Childhood Friend’s First Love
I’m an idiot! ! ! !
Holding my head in the carriage, I yelled at my own stupidity to the maximum.
It was just this morning, when I heard the news of the engagement between the girl I’d feelings for since youth, and the Crown Prince, I immediately flew out of the castle.
When I first met her I was still young.
And before I knew it, I’d fallen in love with her.

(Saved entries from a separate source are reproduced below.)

+          scale_y, ((lane / kDecideRows) % kBands) * kDecideBand + warp * kDecideRows + lane % kDecideRows, in_h);
+      const float thr_acc = __double2float_rd(__dmul_rn(p.thr, 24.0));
+      int lo = kErode;
+#pragma unroll 1
+      for (int b = 0; b < kBands; ++b) {
+        ColTaps btaps;
+        btaps.init<kStrided>(lane, win.w());
+        CenterRows<(PLANE_ELEMS > 0 ? PLANE_ELEMS : 0)> brows;
+        brows.init(planes, p.W, win);
+        for (int rr = 0; rr < kDecideRows; ++rr) {
+          const int i = b * kDecideBand + warp * kDecideRows + rr;
+          uint32_t word[4];
+          stage_row(brows, btaps, i, my_tap, b * kDecideRows + rr, word);
+          u128 m = ((u128)word[3] << 96) | ((u128)word[2] << 64) | ((u128)word[1] << 32) | (u128)word[0];
+          m &= m >> 1; m &= m >> 2; m &= m >> 4; m &= m >> 8;
+          m &= m >> 9;
+          if (lane0) store_row(sm.hrun[i], m << kErode);
+        }
+        const int hi = (b + 1) * kDecideBand - 1 - kErode;
+        if (hi < lo) continue;
+        const float wmax = warp_max(cabs);
+        if (lane0) sm.red_f[warp] = wmax;
+        __syncthreads();
+        locate_next();
+        const int n = hi - lo + 1;
+        if (tid < n) {
+          const int r = lo + tid;
+          u128 e = ~(u128)0;
+#pragma unroll 5
+          for (int d = -kErode; d <= kErode; ++d) e &= load_row(sm.hrun[r + d]);
+          store_row(sm.ero[r], e);
+        }
+        if (tid == kCenterThreads - 1) sm.cand_n = 0;
+        float cmax = 0.f;
+#pragma unroll
+        for (int w = 0; w < kCenterWarps; ++w) cmax = fmaxf(cmax, sm.red_f[w]);
+        __syncthreads();
+        cmax = __fmul_rn(__fsqrt_ru(cmax), 1.000001f);
+        const float margin = 8.0f * 48.0f * 5.9604645e-08f * 31.0f * cmax;
+        const float cand_thr = __fsub_rd(thr_acc, margin);
+        bool queued = false;
+#pragma unroll
+        for (int mo = 0; mo < kBandOwn; ++mo) {
+          const int q = tid + mo * kCenterThreads;
+          if (q < n * kStrips) {
+            const int r = lo + q % n, k = q / n;
+            const uint32_t bits = strip_bits(r, k);
+            if (bits) {
+              float acc[8];
+              strip_scores(r, k, acc);
+#pragma unroll
+              for (int x = 0; x < 8; ++x) {
+                if (((bits >> x) & 1u) && acc[x] >= cand_thr) {
+                  const int slot = atomicAdd(&sm.cand_n, 1);
+                  if (slot < kCandCap) sm.cand[slot] = (uint16_t)(r * kCrop + kErode + 8 * k + x);
+                  queued = true;
+                }
+              }
+            }
+          }
+        }
+        if (__syncthreads_or(queued)) {
+          double tbest = 0.0;
+          int tidx = -1;
+          const int n_cand = sm.cand_n;
+          if (n_cand <= kCandCap) {
+            for (int q = tid; q < n_cand; q += kCenterThreads) {
+              const int flat = sm.cand[q];
+              const double e = exact(flat >> 7, flat & (kCrop - 1));
+              if (e > p.thr && (tidx < 0 || e > tbest || (e == tbest && flat < tidx))) { tbest = e; tidx = flat; }
+            }
+          } else {
+#pragma unroll 1
+            for (int mo = 0; mo < kBandOwn; ++mo) {
+              const int q = tid + mo * kCenterThreads;
+              if (q >= n * kStrips) break;
+              const int r = lo + q % n, k = q / n;
+              const uint32_t bits = strip_bits(r, k);
+              if (!bits) continue;
+              float acc[8];
+              strip_scores(r, k, acc);
+#pragma unroll 1
+              for (int x = 0; x < 8; ++x) {
+                if (!((bits >> x) & 1u) || !(acc[x] >= cand_thr)) continue;
+                const int c = kErode + 8 * k + x;
+                const double e = exact(r, c);
+                const int flat = r * kCrop + c;
+                if (e > p.thr && (tidx < 0 || e > tbest || (e == tbest && flat < tidx))) { tbest = e; tidx = flat; }
+              }
+            }
+          }
+#pragma unroll
+          for (int o = 16; o > 0; o >>= 1) {
+            const double ov = __shfl_xor_sync(kFullMask, tbest, o);
+            const int oi = __shfl_xor_sync(kFullMask, tidx, o);
+            if (oi >= 0 && (tidx < 0 || ov > tbest || (ov == tbest && oi < tidx))) { tbest = ov; tidx = oi; }
+          }
+          if (lane0) { sm.red_val[warp] = tbest; sm.red_idx[warp] = tidx; }
+          if (__syncthreads_or(tidx >= 0)) {
+            if (warp == 0) {
+              double ov = lane < kCenterWarps ? sm.red_val[lane] : 0.0;
+              int oi = lane < kCenterWarps ? sm.red_idx[lane] : -1;
+#pragma unroll
+              for (int o = 16; o > 0; o >>= 1) {
+                const double pv = __shfl_xor_sync(kFullMask, ov, o);
+                const int pi = __shfl_xor_sync(kFullMask, oi, o);
+                if (pi >= 0 && (oi < 0 || pv > ov || (pv == ov && pi < oi))) { ov = pv; oi = pi; }
+              }
+              best = ov; best_idx = oi;
+            }
+            break;
+          }
+        }
+        lo = hi + 1;
+      }
+      } else {
+#pragma unroll 1
+      for (int phase = 0; phase < (kLattice ? 2 : 1); ++phase) {
+        const AxisTap my_tap = axis_tap(scale_y, min(i_begin + lane * i_step, kCrop - 1), in_h);
+        int j = 0;
+        for (int i = i_begin; i < i_end; i += i_step, ++j) {
+          if (kLattice && phase == 1 && (i & (kLatStride - 1)) == kLatFirst) continue;
+          uint32_t word[4];
+          stage_row(rows, taps, i, my_tap, j, word);
         }
         if (kLattice && phase == 0) {
           __syncthreads();
@@ -366,44 +543,8 @@
         store_row(sm.ero[tid], e);
       }
       __syncthreads();
-      constexpr int kInner = kCrop - 2 * kErode;
-      constexpr int kStrips = kInner / 8;
       constexpr int kMaxOwn = (kInner * kStrips + kCenterThreads - 1) / kCenterThreads;
       float own_max[kMaxOwn];
-      auto strip_bits = [&](int r, int k) -> uint32_t {
-        const int c = kErode + 8 * k;
-        const uint32_t lo = sm.ero[r][c >> 5], hi = sm.ero[r][min((c >> 5) + 1, 3)];
-        return (__funnelshift_r(lo, hi, c & 31)) & 0xffu;
-      };
-      auto strip_scores = [&](int r, int k, float acc[8]) {
-        f32x2 acc2[8];
-#pragma unroll
-        for (int x = 0; x < 8; ++x) acc2[x] = pk2(0.f, 0.f);
-        const int c = kErode + 8 * k;
-#pragma unroll
-        for (int di = 0; di < 5; ++di) {
-          const int o = (r + di - 2 - kWinLo) * kWinStride + (c - 2 - kWinLo);
-          f32x2 v[12];
-#pragma unroll
-          for (int q2 = 0; q2 < 6; ++q2) {
-            const ulonglong2 t = *reinterpret_cast<const ulonglong2*>(&sm.c[o + 2 * q2]);
-            v[2 * q2] = t.x; v[2 * q2 + 1] = t.y;
-          }
-#pragma unroll
-          for (int dj = 0; dj < 5; ++dj) {
-            if (di == 2 && dj == 2) continue;
-            const f32x2 f = p.filt_pair[di * 5 + dj];
-#pragma unroll
-            for (int x = 0; x < 8; ++x) acc2[x] = fma2(f, v[x + dj], acc2[x]);
-          }
-        }
-#pragma unroll
-        for (int x = 0; x < 8; ++x) {
-          float lo, hi;
-          upk2(acc2[x], lo, hi);
-          acc[x] = lo + hi;
-        }
-      };
       float m32 = -INFINITY;
 #pragma unroll
       for (int m = 0; m < kMaxOwn; ++m) {
@@ -453,20 +594,6 @@
         }
       }
       __syncthreads();
-      auto exact = [&](int r, int c) -> double {
-        double e = 0.0;
-#pragma unroll
-        for (int di = 0; di < 5; ++di) {
-#pragma unroll
-          for (int dj = 0; dj < 5; ++dj) {
-            if (di == 2 && dj == 2) continue;
-            const float2 cc = sm.c[(r + di - 2 - kWinLo) * kWinStride + (c + dj - 2 - kWinLo)];
-            e = fma(p.filt[di * 5 + dj], (double)cc.x, e);
-            e = fma(p.filt[dj * 5 + di], (double)cc.y, e);
-          }
-        }
-        return __ddiv_rn(e, 24.0);
-      };
       double tbest = 0.0;
       int tidx = -1;
       const int n_cand = sm.cand_n;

I get nervous when I’m next to her, and can’t even say half the things on my mind.
Still, I understood that with this attitude, my feelings were still around the early stages.
But I had no intentions of hiding my feelings, if possible, I’d skillfully planned to have her be recognized as my fiancee someday.
Even if I couldn’t say anything to her, by exposing my feelings around her, I could continue to keep my restraints in check.
That was how I would watch over her.
For the sake of getting her someday.
She doesn’t think of me at all. Such things I already knew. She never noticed my feelings after all.
It’s no wonder though. After all, I’ve never tried my best to make her realize them, so to speak. So it’s unfair to say that she never noticed.
Still, I was glad.
When her father was aiming for the Crown Prince to be her fiancee, I was confident that his Highness would not accept the proposal.
That’s why it was fine to aim at him.
In that time, I will have my father recognize my marriage with her.
Then, I can openly propose to her.
That’s what I’d thought.
At last, just when my father was about to give in, her engagement with his Highness was announced.
Moreover, it is said that the marriage ceremony will take place in the shortest time possible of six months.
When I saw her satisfied father, I thought it was a lie.
Before my eyes it became dark, and before I knew it, I was already riding in the carriage.
But when I’d finally met her, my words only spun around in my head, not a single thing I wanted to say would come out.
As usual, nothing was conveyed, and only lines of disappointment up until now remained in my heart, it was that sort of ending.
Although it was hopeless, I somehow still wanted convey my feelings to her in the end, but she understood it as the usual line of a ‘brother’.
—-If this was the ending to my efforts of trying to take action, then it was too cruel.
“William-sama. We’ve arrived.”
Hearing the voice, I quickly returned to myself. Before I knew it, I was already back at the castle.
As I unsteadily headed towards the east tower that was the headquarters of the Magician’s Order, my younger brother, who heard I returned, approached me.
“An’ue” (TN: 兄上-formal way of addressing older brother)
“……it’s Glenn huh?”
Seeing Glenn worryingly looking at me as if wanting to ask something, I quickly walked towards the tower.
Right now, I hated talking about anything that had to do with her.
“Did you go see the princess?”
“…….annoying, shut it.”
“However I do understand older brother’s feelings.”
“What do YOU understand!!”
With a strong glare, even my little brother, who was supposed to be the Commander of the Knight’s, flinched.
I was also frustrated with the situation.
“At last. At last, just when I thought it would be recognized, this happens. How could you possibly say you understand my feelings.”
Throwing such words at him, my brother turned with a painful look in his eyes.
I don’t want your pity ! !
I angrily grinded my lips.
“Don’t mind me. It’s fine if you just stay on his Highness’s side.”
“How many times do I need to say it. Don’t concern yourself with me.
Strongly stating it as such, my younger brother reluctantly withdrew.
And with a quick pace, I returned to my own room within the tower.
Right now I didn’t want to me anyone.
My subordinate’s voice cried out, but I didn’t meet his eyes. Instead I told him my request.
“Don’t let anyone near this room”
“……It’s only for today, please.”
As I squeezed out my plea, my subordinates didn’t say anything anymore, and I withdrew into silence.
In no matter whose eyes, they would see there was something off about my current state, right?
Yet it was strange that it wasn’t conveyed to her only.
Clinging on to my office desk, I mutter the name of my beloved.
‘Someday’, I’d always thought so.
As if the timing was bad, it seems that not matter what my dream will never come true.
If it’s come to this.
Thinking at least she would be happy in her marriage, I smiled from the bottom of my heart.
If I was able to confirm that, then I think when the time comes I will gallantly withdraw.